1260. Shift 2D Grid

Description

Given a 2D grid of size m x n and an integer k. You need to shift the grid k times.

In one shift operation:

• Element at grid[i][j] moves to grid[i][j + 1].
• Element at grid[i][n - 1] moves to grid[i + 1][0].
• Element at grid[m - 1][n - 1] moves to grid[0][0].

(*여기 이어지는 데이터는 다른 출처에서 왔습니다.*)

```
bool build_march_jobs(les_hip_ctx* c, int n, const les_hip_rect* frs, const les_hip_rect* trs, int out_slabs,
                      std::vector<les::Job>& jobs, bool& ok, const MarchEntry*& entry)
{
    jobs.clear();
    ok = false;
    entry = nullptr;
    if (!c->march) return true;
    const int R = c->R, W = c->p.W, H = c->p.H;
    const long long P = (long long)H * W;
    ok = true;
    for (int i = 0; i < n; i++) {
        const les_hip_rect &f = frs[i], &t = trs[i];
        if (t.w <= 0 || t.h <= 0) continue;
        if ((f.x > 0 && t.x - f.x < 2 * R) || (f.x + f.w < W && (f.x + f.w) - (t.x + t.w) < 2 * R) ||
            (f.y > 0 && t.y - f.y < 2 * R) || (f.y + f.h < H && (f.y + f.h) - (t.y + t.h) < 2 * R)) ok = false;
    }
    if (!ok) {
        note_fallback(c->fallback_seen, FB_GEOMETRY, "a target rectangle lies closer than 2 x radius = %d pixels to a filterRect border that is not an image border", 2 * R);
        return true;
    }
    const int ncu = c->ncu;
    const MarchEntry* cands[2] = {c->march, find_march(c->R, 0)};
    const MarchEntry* m = c->march;
    int max_rows = 1 << 30;
    {
        double best = 1e300;
        const int row_opts[] = {1 << 30, 1024, 512, 384, 256, 192, 128, 96, 64, 48, 32};
        for (int g = 0; g < 2; g++) {
            const MarchEntry* e = cands[g];
            if (!e || (g == 1 && e == cands[0])) continue;
            if (const char* w = getenv("LES_HIP_MARCH_WIDE")) if ((atoi(w) != 0) != (g == 0)) continue;
            for (int ro : row_opts) {
                long long njobs = 0;
                int rows = 0, useful = 0;
                for (int i = 0; i < n; i++) {
                    const les_hip_rect& t = trs[i];
                    if (t.w <= 0 || t.h <= 0) continue;
                    const int ns = (t.w + e->TW - 1) / e->TW;
                    const int nr = (t.h + ro - 1) / ro, sh = (t.h + nr - 1) / nr;
                    njobs += (long long)ns * nr;
                    rows = std::max(rows, sh);
                    useful = std::max(useful, (t.w + ns - 1) / ns);
                }
                if (njobs == 0) continue;
                const long long wgs = (njobs + e->NJ - 1) / e->NJ;
                const double ticks = (double)((rows + 4 * R + e->BY - 1) / e->BY + 3);
                const double cost = (double)((wgs + ncu - 1) / ncu) * ticks * (1.0 + 1e-3 * (double)wgs / ncu) + (ro == (1 << 30) ? 0.0 : 1e-6);
                if (cost < best) { best = cost; m = e; max_rows = ro; }
            }
        }
    }
    if (const char* e = getenv("LES_HIP_MARCH_ROWS")) max_rows = std::max(1, atoi(e));
    entry = m;
    const int TW = m->TW, NJ = m->NJ;
    for (int i = 0; i < n; i++) {
        const les_hip_rect &f = frs[i], &t = trs[i];
        if (t.w <= 0 || t.h <= 0) continue;
        const int ns = (t.w + TW - 1) / TW, sw = (t.w + ns - 1) / ns;
        const int nr = (t.h + max_rows - 1) / max_rows, sh = (t.h + nr - 1) / nr;
        for (int sy = 0; sy < t.h; sy += sh)
            for (int sx = 0; sx < t.w; sx += sw) {
                les::Job j;
                j.tx0 = t.x + sx; j.ty0 = t.y + sy;
                j.tw = std::min(sw, t.w - sx); j.th = std::min(sh, t.h - sy);
                j.cx0 = f.x; j.cy0 = f.y; j.cx1 = f.x + f.w; j.cy1 = f.y + f.h;
                j.out_off = (out_slabs ? (long long)(i / out_slabs) * P : 0) + (long long)j.ty0 * W + j.tx0;
                j.out_stride = W;
                j.plane_idx = i;
                jobs.push_back(j);
            }
    }
    std::stable_sort(jobs.begin(), jobs.end(), [](const les::Job& a, const les::Job& b) {
        if (a.tx0 != b.tx0) return a.tx0 < b.tx0;
        if (a.ty0 != b.ty0) return a.ty0 < b.ty0;
        return a.plane_idx < b.plane_idx;
    });
    while (!jobs.empty() && jobs.size() % NJ) {
        les::Job pad = jobs.back();
        pad.tw = 0; pad.th = 0;
        jobs.push_back(pad);
    }
    return true;
}

int ensure_planes(les_hip_ctx* c, size_t n)
{
    if (n <= c->planes_cap) return LES_HIP_OK;
    if (c->d_planes) HIPCHECK(hipFree(c->d_planes));
    c->d_planes = nullptr; c->planes_cap = 0;
    size_t cap = std::max<size_t>(n, 1024);
    HIPCHECK(hipMalloc((void**)&c->d_planes, cap * sizeof(float4)));
    c->planes_cap = cap;
    return LES_HIP_OK;
}

struct RawPatches { const les::RawCall* calls; const long long* off; float* raw; int n, chunks; };

les::View strip_view(const les_hip_ctx* c, int mode)
{
// ... 241 lines not shown
```

localexpstereo_amd/csrc/les_march.h:

```cpp
#pragma once

#include "les_kernels.h"

#if defined(LES_MARCH_LAB)
#include "les_march_lab.h"
#else
#define LES_MARCH_ROLE_ORDER 5
#define LES_STATS_POLICY ""
#define LES_LAB_ROLE_ON(bit) true
#define LES_LAB_ABLATE(bit) false
#endif
#ifndef LES_TICK_BEGIN
#define LES_TICK_BEGIN() ((void)0)
#define LES_TICK_MARK() ((void)0)
#define LES_TICK_BARRIER() __syncthreads()
#define LES_TICK_END(role_) ((void)0)
#endif

namespace les {

constexpr int kMarchSH = 5;
constexpr int kMarchMB = 24;
constexpr int kMarchSL = 3;
constexpr int kMarchS2 = 4;
// ... 15 lines not shown
    float poff;
    float kapS;
    float upS;
    float qscale;
    float kmu;
    const long long* raw_off;
    const float* vol_t;
};
#ifndef LES_TILED_MIN_SLOPE_WIDE
#define LES_TILED_MIN_SLOPE_WIDE 0.05f
#endif
#ifndef LES_TILED_MIN_SLOPE
#define LES_TILED_MIN_SLOPE 0.125f
#endif

template <int R, int WGC, int NJ, int BY>
struct MarchCfg {
    static constexpr int KS = 2 * R + 1;
    static constexpr int RS = 3 * BY;
    static constexpr int TW = WGC - 4 * R;
    static constexpr int HWV = WGC / 64;
    static constexpr int NW = 3 * HWV * NJ;
    static constexpr int NT = 64 * NW;
    static constexpr int SEGL = 8;
    static constexpr int PADW = 16;
    static constexpr int PCOLS0 = 1 + WGC + WGC / PADW;
    static constexpr int PCOLS = PCOLS0 + ((4 - PCOLS0 % 8) + 8) % 8;
    static_assert(RS >= KS, "the ring must hold a whole window (the row that leaves it is the one written KS rows ago)");
    static_assert(RS - KS < BY, "a ring longer than the window by a block or more wastes registers: pick the smallest block height");
    static_assert(WGC % 64 == 0, "a job slot is a whole number of waves");
    static_assert(BY * (64 / SEGL) <= 64, "one wave prefixes its own tile");
    static_assert(TW > 0, "job too narrow for this radius");
    static_assert(2 * R + 1 < 64, "a window crosses at most one wave boundary");
    static_assert((long long)KS * KS * (1ll << (march_pb(R) - 1 + kMarchSL)) < (1ll << 31), "stage-1 window sums (shifted for the product with M) must fit int32");
    static_assert((long long)KS * 128 * (1ll << (march_pb(R) - 1)) < (1ll << 31), "vertical sums of Iq * pi must fit int32");
    static_assert((long long)KS * (1ll << (30 - kMarchS2)) < (1ll << 31), "the stage-2 window sums, rounded to 2^S2, must fit int32");
    __host__ __device__ static constexpr int pcol(int ci) { return 1 + ci + ci / PADW; }
};
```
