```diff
@@ -465,14 +505,21 @@
     need(!x_zero || form.tail == Tail::DeadDefer2, "zero initial guess: the pre-smoother does not defer both x-updates");
     form.x_zero = x_zero;
     const DeferredX dx = smooth(g, k, steps, cur[0], cur[1], cur[2], cur[3], cur[4], form);
+    const int deferred = dx.rs < 0 ? 0 : dx.three_updates ? 3 : dx.two_updates ? 2 : 1;
     const bool skip_fill = inside && steps_next >= 0 && zero_entry_ok(g, k - 1, steps_next);
     if (dx.rs >= 0) {
         ApplyArgs a{};
         a.alpha = -1.0;
         a.lambda = g->lambda;
         a.x = cur[0]->d;
-        a.x2 = cur[3]->d;
+        a.x2 = dx.three_updates ? g->top_spare.p : cur[3]->d;
         a.xout = cur[0]->d;
+        if (dx.three_updates) {
+            need(g->ctx->fold_restrict && apply_defers3(L, lev(g, k)), "three pending x-updates where the local residual cannot carry them");
+            a.x4 = cur[3]->d;
+            a.d_num = dx.d_num;
+            a.d_den = dx.d_den;
+        }
         if (dx.two_updates) {
             a.x3 = cur[2]->d;
             a.a_num = dx.a_num;
@@ -494,7 +541,7 @@
             a.ldrc = lev(g, k - 1).ld;
             apply_then_sum(g, lev(g, k), a, true, -1, -1, false);
             if (!skip_fill) launch_fill(L, nxt[0]->d, vec_len(nxt[0]), 0.0);
-            return;
+            return deferred;
         }
         apply_then_sum(g, lev(g, k), a, true, -1, -1, false);
     } else {
@@ -502,34 +549,55 @@
     }
     restrict_level(g, k, cur[2]->d, nxt[1]->d);
     if (!skip_fill) launch_fill(L, nxt[0]->d, vec_len(nxt[0]), 0.0);
-}
-
-void vcycle_up(hmg_grid *g, int k, int steps, hmg_vec **st, Role role)
+    return deferred;
+}
+
+DeferredX vcycle_up(hmg_grid *g, int k, int steps, hmg_vec **st, Role role, const DeferredX *cx = nullptr, bool hand_up = false)
 {
     hmg_vec **cur = st + 5 * (k - 1);
     hmg_vec **nxt = st + 5 * (k - 2);
     const Launch &L = g->ctx->L;
     const bool fold_p = g->ctx->fold_prolong && g->fuse_cg && apply_lds_bytes(lev(g, k)) <= 160 * 1024 &&
                         apply_lds_bytes(lev(g, k)) + sizeof(double) * (size_t)lev(g, k - 1).nf <= 80 * 1024;
+    need(!(cx && cx->rs >= 0) || fold_p, "pending coarse x-updates without the folded prolongation");
     if (!fold_p) launch_prolong_add(L, lev(g, k), lev(g, k - 1), g->md.ncells, nxt[0]->d, cur[0]->d);
-    smooth(g, k, steps, cur[0], cur[1], cur[2], cur[3], cur[4], smooth_form(g, k, steps, role), fold_p ? nxt[0] : nullptr);
-}
-
-}
-
-void vcycle(hmg_grid *g, int k, int steps, int steps_coarse, hmg_vec **st, bool top, bool zero_guess)
+    SmoothForm form = smooth_form(g, k, steps, role);
+    form.hand_up = hand_up && form.tail == Tail::DeadX2;
+    return smooth(g, k, steps, cur[0], cur[1], cur[2], cur[3], cur[4], form, fold_p ? nxt[0] : nullptr, cx);
+}
+
+bool coarse_x_folds(const hmg_grid *g, int k, int steps_below)
+{
+    const hmg_ctx *c = g->ctx;
+    if (k < 3 || !c->fold_coarse_x || !c->lazy_post || !c->fold_prolong || !c->lean_post || !g->fuse_cg || !c->prolong_in_image) return false;
+    const LevelDev &lv = g->ld[(size_t)k - 1];
+    if (!(apply_lds_bytes(lv) > 48 * 1024 && apply_lds_bytes(lv) <= 160 * 1024 &&
+          apply_lds_bytes(lv) + sizeof(double) * (size_t)g->ld[(size_t)k - 2].nf <= 80 * 1024))
+        return false;
+    return apply_folds_coarse_x(c->L, lv) && smooth_form(g, k - 1, steps_below, Role::PostBelow).tail == Tail::DeadX2;
+}
+
+DeferredX vcycle_level(hmg_grid *g, int k, int steps, int steps_coarse, hmg_vec **st, bool top, bool zero_guess, bool hand_up)
 {
     if (k == 1) {
         hmg_vec **cur = st;
         coarse_solve(g, cur[1], cur[0]);
-        return;
+        return {};
     }
     const bool x_zero = (zero_guess || !top) && zero_entry_ok(g, k, steps);
     if (top && zero_guess && !x_zero) launch_fill(g->ctx->L, st[5 * (k - 1)]->d, vec_len(st[5 * (k - 1)]), 0.0);
-    vcycle_down(g, k, steps, st, true, x_zero, steps_coarse);
-    vcycle(g, k - 1, steps_coarse, steps_coarse, st, false);
+    const int deferred = vcycle_down(g, k, steps, st, true, x_zero, steps_coarse);
+    if (top) g->ctx->last_pre_form = deferred;
+    const DeferredX cx = vcycle_level(g, k - 1, steps_coarse, steps_coarse, st, false, false, coarse_x_folds(g, k, steps_coarse));
     if (top) g->ctx->last_top_form = 0;
-    vcycle_up(g, k, steps, st, top ? Role::PostTop : Role::PostBelow);
+    return vcycle_up(g, k, steps, st, top ? Role::PostTop : Role::PostBelow, &cx, hand_up);
+}
+
+}
+
+void vcycle(hmg_grid *g, int k, int steps, int steps_coarse, hmg_vec **st, bool top, bool zero_guess)
+{
+    (void)vcycle_level(g, k, steps, steps_coarse, st, top, zero_guess, false);
 }
 
 }
@@ -626,8 +694,8 @@
             launch_fill(c->L, state[0]->d, n, 0.5);
             launch_fill(c->L, state[1]->d, n, 1.0);
             HIPCHK(hipEventRecord(e0, c->stream));
-            vcycle_down(g, level, steps, states, true, false, 2);
-            vcycle_up(g, level, steps, states, Role::PostTop);
+            (void)vcycle_down(g, level, steps, states, true, false, 2);
+            (void)vcycle_up(g, level, steps, states, Role::PostTop);
             HIPCHK(hipEventRecord(e1, c->stream));
             HIPCHK(hipEventSynchronize(e1));
             float ms = 0.f;
@@ -704,7 +772,7 @@
 {
     HMG_TRY
     check_two_levels(g, level, states);
-    vcycle_down(g, level, steps, states);
+    g->ctx->last_pre_form = vcycle_down(g, level, steps, states);
     HMG_END
 }
 
@@ -712,7 +780,7 @@
 {
     HMG_TRY
     check_two_levels(g, level, states);
-    vcycle_up(g, level, steps, states, Role::PostTop);
+    (void)vcycle_up(g, level, steps, states, Role::PostTop);
     HMG_END
 }
 
```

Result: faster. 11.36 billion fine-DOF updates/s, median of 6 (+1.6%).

Return the 2D grid after applying shift operation k times.

Example 1:

• Input: grid = [[1,2,3],[4,5,6],[7,8,9]], k = 1
• Output: [[9,1,2],[3,4,5],[6,7,8]]

Example 2:

• Input: grid = [[3,8,1,9],[19,7,2,5],[4,6,11,10],[12,0,21,13]], k = 4
• Output: [[12,0,21,13],[3,8,1,9],[19,7,2,5],[4,6,11,10]]

Example 3:

• Input: grid = [[1,2,3],[4,5,6],[7,8,9]], k = 9
• Output: [[1,2,3],[4,5,6],[7,8,9]]

Constraints:

• m == grid.length
• n == grid[i].length
• 1 <= m <= 50
• 1 <= n <= 50
• -1000 <= grid[i][j] <= 1000
• 0 <= k <= 100

💡 Hint 1:
Simulate step by step. move grid[i][j] to grid[i][j+1]. handle last column of the grid.

💡 Hint 2:
Put the matrix row by row to a vector. take k % vector.length and move last k of the vector to the beginning. put the vector to the matrix back the same way.

Submitted Code

class Solution:
    def shiftGrid(self, grid: List[List[int]], k: int) -> List[List[int]]:
        m, n = len(grid), len(grid[0])
        moves = k % (m * n)                 # 완전한 한 바퀴를 모두 돌고 남은 이동 수
        
        if moves == 0:                      # 남은 이동 수가 0이면 바꿀 필요 없음
            return grid

        result = [[0] * n for _ in range(m)]                    # 빈 2차원 리스트 생성
        vector = [cell for row in grid for cell in row]         # 2차원 -> 1차원
        shifted_vector = vector[-moves:] + vector[:-moves]      # moves만큼 뒷부분을 잘라서 앞에 붙임

        for i in range(m * n):
            result[i // n][i % n] = shifted_vector[i]           # 1차원 -> 2차원

        return result

Runtime: 0 ms | Beats 100.00%
Memory: 19.69 MB | Beats 10.62%

2차원 그리드를 1차원으로 펼쳐 오른쪽으로 moves만큼 칸을 이동시킨 뒤, 다시 원래 크기의 2차원 그리드로 재구성하는 방법이다.

Other Solutions

1st

class Solution:
    def shiftGrid(self, grid: List[List[int]], k: int) -> List[List[int]]:
        nRows, nCols = len(grid), len(grid[0])
        k %= nRows * nCols
        if k == 0: return grid
        n = nRows * nCols
        
        def reverse(grid, left, right):
            while left < right:
                grid[left//nCols][left%nCols], grid[right//nCols][right%nCols] = grid[right//nCols][right%nCols], grid[left//nCols][left%nCols]
                left += 1
                right -= 1

        reverse(grid, 0, n-1)
        reverse(grid, 0, k-1)
        reverse(grid, k, n-1)
        return grid

time complexity: 𝑂(𝑚+𝑛)
space complexity: 𝑂(1)

‘오른쪽으로 k칸 이동’을 배열을 뒤집는 것으로도 구현할 수 있다.

grid = [[1,2,3],[4,5,6],[7,8,9]]
k = 3

[1,2,3,4,5,6,7,8,9]
[9,8,7|6,5,4,3,2,1]  ←  reverse(grid, 0, n-1)
[7,8,9|6,5,4,3,2,1]  ←  reverse(grid, 0, k-1)
[7,8,9|1,2,3,4,5,6]  ←  reverse(grid, k, n-1)
      k

return [[7,8,9],[1,2,3],[4,5,6]]